The `Liveboard.add_answer_by_index(answer: Answer, index: int, tile_size: str)` method performs all the necessary insertions. You pass an Answer object, the index for layout, and a size, and it adds the correct sections to the Liveboard TML.

In this example, we'll grab an existing Answer and add it to a Liveboard:

    a_id = ts.answer.find_guid(name='Answer 1')
    # Create the Answer object
    a_obj = Answer(tml_dict=ts.tml.export_tml(guid=a_id))
    
    pb_id = ts.liveboard.find_guid(name='My Liveboard')
    pb_obj = Liveboard(tml_dict=ts.tml.export_tml(guid=pb_id))
    #  Add the Answer    
    pb_obj.add_answer_by_index(answer=a_obj, index=4, tile_size=pb_obj.TileSizes.EXTRA_LARGE)

### Answer class
An Answer is a Saved Search, and is loaded with the Search bar and other editing features visible. It is a single table or visualization with many options.
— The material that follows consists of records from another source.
@@ -406,6 +406,10 @@
             raise ValueError("gemm_ex: out_small dtype does not match the operand mode")
         d.ld_aux = out_small.stride(0)
     d.c_pre = out_pre.data_ptr() if out_pre is not None else None
+    if out_t is not None:
+        if tuple(out_t.shape) != (N, M) or out_t.stride(1) != 1 or out_t.dtype != torch.float32:
+            raise ValueError("gemm_ex: out_t must be fp32 (N, M) with unit column stride")
+        d.c_t, d.ld_t = out_t.data_ptr(), out_t.stride(0)
     d.bias = bias.data_ptr() if bias is not None else None
     d.mul = mul.data_ptr() if mul is not None else None
     d.add = add.data_ptr() if add is not None else None
@@ -670,10 +674,10 @@
         ev.record(self.main)
         return ev
 
-    def gemm(self, ready, gz, gz_small, h, h_small, gw):
+    def gemm(self, ready, gz, gz_small, h, h_small, gw, a_mn=True, b_mn=True):
         self.side.wait_event(ready)
         with torch.cuda.stream(self.side):
-            gemm_ex(gz, h, gw, a_mn=True, b_mn=True, a_small=gz_small, b_small=h_small,
+            gemm_ex(gz, h, gw, a_mn=a_mn, b_mn=b_mn, a_small=gz_small, b_small=h_small,
                     out_is_zero=_is_zeroed(gw), backfill=True)
         self.keep += [gz, gz_small, h, h_small]
         base = gw._base
@@ -690,6 +694,14 @@
             self.arenas.pop().pending.append((done, self.keep))
         else:
             self.main.wait_event(done)
+
+
+def _kmajor_wgrads(x):
+    return _FORK["on"] and x.is_cuda and _MATMUL["mode"] == "tf32x3" and not _x3_aux()
+
+
+def _t_buffer(rows, M, dev):
+    return torch.empty((rows, (M + 3) // 4 * 4), dtype=torch.float32, device=dev)[:, :M]
 
 
 class _MLPChain(torch.autograd.Function):
@@ -759,6 +771,8 @@
             return _grad_buffer(b, zero=False) if (b is not None and b.requires_grad) else None
 
         g, g_small, g_is_dz = _f32c(gy), None, False
+        g_t = None
+        wt = _kmajor_wgrads(hs[0])
         fork = None
         for i in range(L - 1, -1, -1):
             W, act, h, y = Ws[i], acts[i], hs[i], hs[i + 1]
@@ -768,6 +782,7 @@
             prev_small = fuse_prev and kinds[i - 1] == "tc"
             gx = torch.empty((M, K), dtype=torch.float32, device=dev) if need_gx else None
             gx_small = empty_aux(M, K, dev) if (prev_small and gx is not None) else None
+            gx_t = None
             gb_prev = None
             if kinds[i] == "head":
                 if dl[i] is not None and not g_is_dz:
@@ -815,19 +830,23 @@
                 if gx is not None:
                     prev_act = acts[i - 1] if fuse_prev else B2_ACT_NONE
                     gb_prev = bias_buf(i - 1) if fuse_prev else None
+                    if wt and prev_small and Ws[i - 1].requires_grad:
+                        gx_t = _t_buffer(K, M, dev)
                     gemm_ex(gz, W, gx, b_mn=True, a_small=gz_small, b_small=weight_aux(W),
                             ybwd=hs[i] if (fuse_prev and prev_act != B2_ACT_NONE) else None, act_bwd=prev_act,
                             out_small=gx_small, colsum=gb_prev,
-                            drop=dl[i - 1] if fuse_prev else None)
+                            drop=dl[i - 1] if fuse_prev else None, out_t=gx_t)
                 if W.requires_grad:
                     gw = _grad_buffer(W, zero=False)
-                    if ready is not None:
+                    if ready is not None and g_t is not None:
+                        fork.gemm(ready, g_t, None, h, smalls[i], gw, a_mn=False)
+                    elif ready is not None:
                         fork.gemm(ready, gz, gz_small, h, smalls[i], gw)
                     else:
                         gemm_ex(gz, h, gw, a_mn=True, b_mn=True, a_small=gz_small, b_small=smalls[i],
                                 out_is_zero=_is_zeroed(gw))
                     grads[2 * i] = gw
-                g, g_small, g_is_dz = gx, gx_small, fuse_prev
+                g, g_small, g_is_dz, g_t = gx, gx_small, fuse_prev, gx_t
             else:
                 if gx is not None:
                     gemm_f32(gz, W, gx)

As mentioned above in the Liveboard class, the TML for an independent Answer is identical to an Answer within a Liveboard, so the same object type is used for both.
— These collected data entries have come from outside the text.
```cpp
namespace olf {
int launch_copy16(const void* src, void* dst, size_t bytes, hipStream_t s);
}

using namespace olf;

static int sweep_counters(HostCall& h, unsigned long long** st, int n)
{
    h.add(st, n);
    OLF_TRY(h.bind(SCRATCH_STAGE));
    OLF_HIP_CHECK(hipMemsetAsync(*st, 0, (size_t)n * 8, h.stream()));
    return OLF_OK;
}

extern "C" {

int olf_orb_pyramid_level(olf_ctx* c, int image, int level, int blurred, uint8_t* dst)
{
    if (!c || !dst || image < 0 || image >= c->max_images || level < 0 || level >= c->orb.geom.nlevels) return OLF_ERR_INVALID;
    const LevelGeom& L = c->orb.geom.lv[level];
    const uint8_t* src = (blurred ? c->ob.blur : c->ob.pyr) + (size_t)image * c->orb.geom.pyrBytes + L.offset;
    OLF_HIP_CHECK(hipStreamSynchronize(c->stream));
    OLF_HIP_CHECK(hipMemcpy2D(dst, L.w, src, L.pitch, L.w, L.h, hipMemcpyDeviceToHost));
    return OLF_OK;
}

int olf_debug_sim3_solver_lds_limit(int bytes)
{
    g_sim3_solver_lds.set(bytes);
    return OLF_OK;
}

int olf_debug_pnp_solver_lds_limit(int bytes)
{
    g_pnp_solver_lds.set(bytes);
    return OLF_OK;
}

int olf_debug_initializer_lds_limit(int bytes)
{
    g_initializer_lds.set(bytes);
    return OLF_OK;
}

int olf_debug_pose_points_lds_limit(int bytes)
{
    g_pose_points_lds.set(bytes);
    return OLF_OK;
}

int olf_debug_optimize_sim3_lds_limit(int bytes)
{
    g_optimize_sim3_lds.set(bytes);
    return OLF_OK;
}

int olf_debug_status(olf_ctx* c, int32_t* out64)
{
    if (!c || !out64) return OLF_ERR_INVALID;
    OLF_HIP_CHECK(hipDeviceSynchronize());
    OLF_HIP_CHECK(hipMemcpy(out64, c->ob.status, 256, hipMemcpyDeviceToHost));
    return OLF_OK;
}

int olf_debug_copy_bandwidth(olf_ctx* c, size_t bytes, int reps, double* gbytes_per_s)
{
    if (!c || !gbytes_per_s || bytes < 16 || reps < 1) { set_error("olf_debug_copy_bandwidth: bad argument"); return OLF_ERR_INVALID; }
    OLF_TRY(check_device(c, "olf_debug_copy_bandwidth"));
    void *a = nullptr, *b = nullptr;
    OLF_HIP_CHECK(hipMalloc(&a, bytes));
    if (hipMalloc(&b, bytes) != hipSuccess) { (void)hipFree(a); set_error("olf_debug_copy_bandwidth: hipMalloc failed"); return OLF_ERR_HIP; }
    hipEvent_t e0, e1;
    (void)hipEventCreate(&e0); (void)hipEventCreate(&e1);
    (void)hipMemsetAsync(a, 1, bytes, c->stream);
    int rc = olf::launch_copy16(a, b, bytes, c->stream);
    (void)hipEventRecord(e0, c->stream);
    for (int i = 0; i < reps && rc == OLF_OK; ++i) rc = olf::launch_copy16(i & 1 ? b : a, i & 1 ? a : b, bytes, c->stream);
// ... 189 lines not shown
```

### orb_line_slam_amd/csrc/host_tables.cpp

```cpp
#include "olf_internal.hpp"
#include "line_internal.hpp"
#include <algorithm>
#include <cmath>
#include <cfenv>

namespace olf {

static inline int cv_round_f(float v) { return (int)lrintf(v); }
static inline int cv_round_d(double v) { return (int)lrint(v); }
static inline int cv_floor(double v) { int i = (int)v; return i - (i > v); }
static inline int cv_ceil(double v) { int i = (int)v; return i + (i < v); }
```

    answer_obj = Answer(ts.export_tml(guid=answer_guid))
    print(answer_obj.search_query)
    answer_obj.set_table_mode()
    answer_obj.description = 'This is a great answer'

The Answer class has an ENUM of all the possible chart types:

`Answer.ChartTypes`

Whether the Answer displays as a Chart or a Table is the `display_mode` property, which is directly accessible but has also been wrapped with:

    Answer.set_chart_mode()
    Answer.set_table_mode()

### Changing References (Switching a Liveboard to a different Worksheet, Worksheet to different tables etc.)
One of the primary use cases of TML is taking an existing object (a Liveboard for example) and either making a copy that maps to a different Worksheet, or just updating the original. 

There are object references within the TML, that need GUIDs from the Server. Using the REST API commands, you can get these GUIDs.

This extends our example from above, pulling the guid of a Worksheet and replacing it within the TML object.

    # Find the GUID of the Worksheet to switch to
    new_worksheet_name = 'Worksheet We are Switching To'
    ws_guid = ts.worksheet.find_guid(new_worksheet_name)
  
    # You need to specify the original Worksheet name, in case not all Answers use
    # that particular WS. It will only replace where it finds a match
    o_lb_ws_name = 'Original WS'

    # Switch Liveboard to the new worksheet
    lb.update_worksheet_on_all_answers_by_fqn(original_worksheet_name=o_pb_ws_name, new_worksheet_guid_for_fqn=wg_guid)

Every TML class (see section below) has methods for swapping in FQNs in place of the 'pretty names'. There is an example called `tml_create_new_from_existing.py` which shows a full process of remapping from Tables to Worksheets through Liveboards and Answers. 


### Note on JOINs (POSSIBLY DEPRECATED)
JOINs between tables in ThoughtSpot are objects in the system that exist with their own unique IDs. At the current time, they are named automatically and the names are not unique by default.

To ensure that TML publishing works, you should manually add some type of random number or alphanumeric to the end of the automatically generated JOIN name so that every JOIN has a unique name.

Ex. If you have a JOIN named "DIM_TABLE_1_DIM_TABLE_2", press "Edit" and rename to: "DIM_TABLE_1_DIM_TABLE_2_z1Tl" or some other pattern that guarantees uniqueness.